Second, we examined whether a follow-up appointment was needed after the virtual visit. If a follow-up was scheduled, the type of the appointment was recorded. For scheduled face-to-face follow-ups, we examined the timing: within 2 weeks, between 2 weeks to 3 months, and more than 3 months until 6 months from the virtual visit to identify how pre-screening of patients succeeded in patient selection for virtual visits. Third, we observed whether a decision to operate was made during the virtual visit to detect whether such decisions could be made virtually.

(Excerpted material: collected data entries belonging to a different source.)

# DARYL-GWZ/Proud-SLAM

Measured on AMD Instinct MI355X. Metric: rays/sec render+backward, Replica room0, 64 samples/ray, 1/2/4/8 MI355X, higher is better.
Workload: dtype f32

## Files before the change

### include/psvo.h

```cpp
#ifndef PSVO_H
#define PSVO_H

#include <stdint.h>

#ifdef __cplusplus
extern "C" {
#endif

enum {
    PSVO_OK = 0,
    PSVO_E_INVALID = 1,
    PSVO_E_LAUNCH = 2,
    PSVO_E_OVERFLOW = 3,
    PSVO_E_BUSY = 4,
    PSVO_E_SYSTEM = 5
};

const char *psvo_last_error(void);
const char *psvo_version(void);


int psvo_svo_intersect(void *stream, int b, int n, int m, float voxelsize, int n_max, const float *ray_start,
                       const float *ray_dir, const float *points, const int *children, int *idx, float *min_depth,
                       float *max_depth);
// ... 216 lines not shown

typedef struct psvo_pixel_frame {
    const float *dirs;
    const float *rgb;
    const float *depth;
    uint8_t *mask;
} psvo_pixel_frame;
int64_t psvo_sample_pixels_workspace_ints(int n_frames, int64_t n_pix);
int psvo_sample_pixels(void *stream, int n_frames, int64_t n_pix, int64_t k, const float *weights, int joint_sum,
                       const float *u, uint64_t seed, const psvo_pixel_frame *frames, int *workspace, int64_t *idx,
                       float *out_dirs, float *out_rgb, float *out_depth);

int64_t psvo_rows_workspace_ints(int64_t n_rows);
int psvo_rows_compact(void *stream, int64_t n_rows, int width, const float *grad, int *workspace, int *ids,
                      float *rows, int *count);
int psvo_rows_scatter_add(void *stream, int64_t n_list, int width, const int *ids, const float *rows, float *grad);
int psvo_rows_compact_flagged(void *stream, int64_t n_rows, int width, const float *grad, const uint8_t *flags,
                              int *workspace, int *ids, float *rows, int *count);
int psvo_rows_clear(void *stream, int64_t n_list, int width, const int *ids, float *grad, uint8_t *flags);
int psvo_rows_mark(void *stream, int64_t n_list, const int *ids, uint8_t *flags);
int psvo_rows_flags_from_grad(void *stream, int64_t n_rows, int width, const float *grad, uint8_t *flags);

psvo_engine *psvo_engine_new(void);
void psvo_engine_free(psvo_engine *e);
enum { PSVO_XCH_GATHER_I32 = 1, PSVO_XCH_SUM_I32 = 2, PSVO_XCH_SUM_F64 = 3, PSVO_XCH_QUERY = 0x100 };
typedef int (*psvo_exchange_fn)(void *user, int op, int64_t in_off, int64_t out_off, int64_t count, void *stream);
int64_t psvo_engine_exchange_words(int world, int64_t max_rays_global, int64_t max_rays_rank);
int psvo_engine_set_exchange(psvo_engine *e, int rank, int world, int64_t max_rays_global, int64_t max_rays_rank,
                             psvo_exchange_fn fn, void *user, int *xi32, double *xf64);

int psvo_engine_queued(psvo_engine *e);
int psvo_map_discard(psvo_engine *e);

enum { PSVO_PATH_QUERY_SPLIT = 1, PSVO_PATH_PADDED = 2, PSVO_PATH_DENSE_DECODER = 4 };
int psvo_engine_set_paths(psvo_engine *e, int paths);

int psvo_engine_select_stats(psvo_engine *e, void *stream, int64_t *out, int reset);

int psvo_engine_gate_stream(psvo_engine *e, void *stream);

int psvo_debug_set_lookback(int mask, int spin_bound, int delay_us);
int psvo_debug_lb_helps(int64_t *out3, int reset);
int psvo_debug_set_pixel_draw(int mode);
int psvo_debug_select_samples(void *stream, int64_t r_hit, int s_max, float truncation, float max_depth,
                              const int *offsets, const int *ray_ns, const float *z_vals, int z_stride,
                              const int *rank_ray, const float *gt_depth, const float *sdf_s, const float *feat,
                              const int *leaf, const float *t, const int *ray_of, int64_t cap, int split, int *cidx,
                              int *offa, int *offb, float *feat_c, int *leaf_c, float *t_c, int *ray_of_c,
                              float *rgb_c, int *src_c, int *counts, uint64_t *desc, uint32_t tag, int *host_flag);
int64_t psvo_debug_select_granules(int64_t r_hit);
int psvo_debug_composite_loss(void *stream, int64_t r_hit, int s_max, float truncation, float max_depth,
                              const int *offsets, const int *ray_ns, const float *z_vals, int z_stride,
                              const int *rank_ray, const float *gt_rgb, const float *gt_depth, const float *sdf_s,
                              const float *rgb_s, const float *coef, float *workspace, float *color, float *depth,
                              float *grad_sdf_s, float *grad_rgb_s, int partials, const int *cidx);

enum { PSVO_TIME_MLP_FWD = 0, PSVO_TIME_MLP_BWD = 1, PSVO_TIME_INTERP_FWD = 2, PSVO_TIME_INTERP_BWD = 3,
       PSVO_TIME_INTERSECT = 4, PSVO_TIME_SAMPLE = 5, PSVO_TIME_POINTS = 6, PSVO_TIME_SELECT = 7,
       PSVO_TIME_REGIONS = 8 };
int psvo_engine_set_timing(psvo_engine *e, int on);
int psvo_engine_timing(psvo_engine *e, double *mean_ms);
int psvo_engine_set_clock(psvo_engine *e, int max_steps);
int psvo_engine_clock(psvo_engine *e, double *period_ms, int *n_steps);
int psvo_host_wait_stats(double *wait_us, long long *calls, long long *waited, int reset);

int psvo_map_query(psvo_engine *e, void *stream, const psvo_map_desc *d, int64_t n_rays, const float *rays_o,
                   const float *rays_d, uint64_t seed);
int psvo_map_step(psvo_engine *e, void *stream, const psvo_map_desc *d, int64_t n_rays, const float *rays_o,
                  const float *rays_d, const float *gt_rgb, const float *gt_depth, uint64_t seed, int64_t adam_step,
                  int flags, float *loss_out, int *stats_out);

typedef struct psvo_map_frames {
    int n_frames;
    int64_t rays_per_frame;
    const float *dirs_cam;
    float *poses, *pose_m, *pose_v;
    const int64_t *pose_step;
    double lr_pose;
    float *pose_grad;
    const float *next_dirs_cam;
    uint64_t next_seed;
    void *next_stream;
    const float *next_gt_depth;
// ... 105 lines not shown
```

### proud-slam_amd/csrc/engine.cpp

```cpp
#include <stdio.h>
#include <stdlib.h>
#include <string.h>

#include <utility>

#include "engine_internal.h"

namespace psvo {
RenderWs *&engine_render_ws(psvo_engine *e) { return e->render; }
bool engine_data_parallel(const psvo_engine *e) { return e->x.on(); }
}

using namespace psvo;
using namespace psvo::eng;

namespace psvo {
thread_local KernelClock *g_kclock = nullptr;

namespace eng {

void *arena_buf(Arena &a, hipStream_t st, int slot, size_t bytes, int *rc) {
    if (bytes == 0) bytes = 16;
    if (a.cap[slot] >= bytes) return a.p[slot];
    if (a.p[slot]) {
// ... 189 lines not shown
    for (int i = 0; i < cnt; ++i) steps[i] = adam_step;
    for (int f = 0; pa && f < pa->n; ++f, ++cnt) {
        p[cnt] = pa->p[f];
        g[cnt] = pa->g[f];
        m[cnt] = pa->m[f];
        v[cnt] = pa->v[f];
        n[cnt] = 6;
        lr[cnt] = pa->lr;
        zero[cnt] = 0;
        steps[cnt] = pa->step[f];
    }
    return adam_launch(st, cnt, p, g, m, v, n, lr, d->beta1, d->beta2, d->eps, 0.0, adam_step, zero, steps, rows);
}

int pose_adam(hipStream_t st, const psvo_map_desc *d, const PoseAdam &pa) {
    if (pa.n == 0) return PSVO_OK;
    int64_t n6[kXchMaxFrames];
    double lr[kXchMaxFrames];
    int zero[kXchMaxFrames];
    for (int k = 0; k < pa.n; ++k) {
        n6[k] = 6;
        lr[k] = pa.lr;
        zero[k] = 0;
    }
    return adam_launch(st, pa.n, pa.p, pa.g, pa.m, pa.v, n6, lr, d->beta1, d->beta2, d->eps, 0.0, 1, zero,
                       const_cast<int64_t *>(pa.step));
}

}
}
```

We re-examined patients’ records at least 2 years after their virtual visit, reviewing both secondary and tertiary care records of the hospital district (including the emergency departments), in addition to available primary care and emergency medical services’ records. Health care in Finland is mostly publicly funded, and the Helsinki and Uusimaa Hospital District provides secondary and tertiary care for the entire Helsinki metropolitan area. Our clinic provides otorhinolaryngological treatment for the entire metropolitan area with a catchment population of 2 million.
STATISTICAL ANALYSIS
Statistical analysis was performed using IBM SPSS Statistics 27 for Windows (IBM Corp., Armonk, NY) and focused on possible differences in progress, in face-to-face follow-ups, or in unplanned contacts between the different subspecialties, age groups, and first and follow-up appointments. The relations were analyzed with cross-tabulation, and the statistical differences were tested with chi-square test. Univariable and multivariable logistic regression models were used to analyze the associations of subspecialties and age groups with the achieved progress and the frequency of face-to-face follow-ups.
The patients younger than 18 years old were excluded from the multivariable model to avoid the multicollinearity problems, as the pediatric group only included under 18-year-olds and 152 of 157 virtual visits in the age group were included in the pediatric group. Results are expressed using odds ratios with 95% confidence intervals. For all statistical testing, significance level was set at p < 0.05.
Research permission was granted by the Research Administration of the hospital (§ 69, HUS/146/2020), and ethics approval was granted by the Ethics Committee of the hospital (HUS/2242/2020).
Results
We found 1,239 appointments marked as virtual visits. Of these, 865 appointments were included in the study and 374 were excluded for not meeting the criteria cited earlier: 55 lacked a physician’s record, 273 were postponements or cancellations, and 46 were incorrectly marked as virtual visits. Eleven patients had two virtual visits during the study period. Of the 854 patients, 53.7% (n = 459) were female.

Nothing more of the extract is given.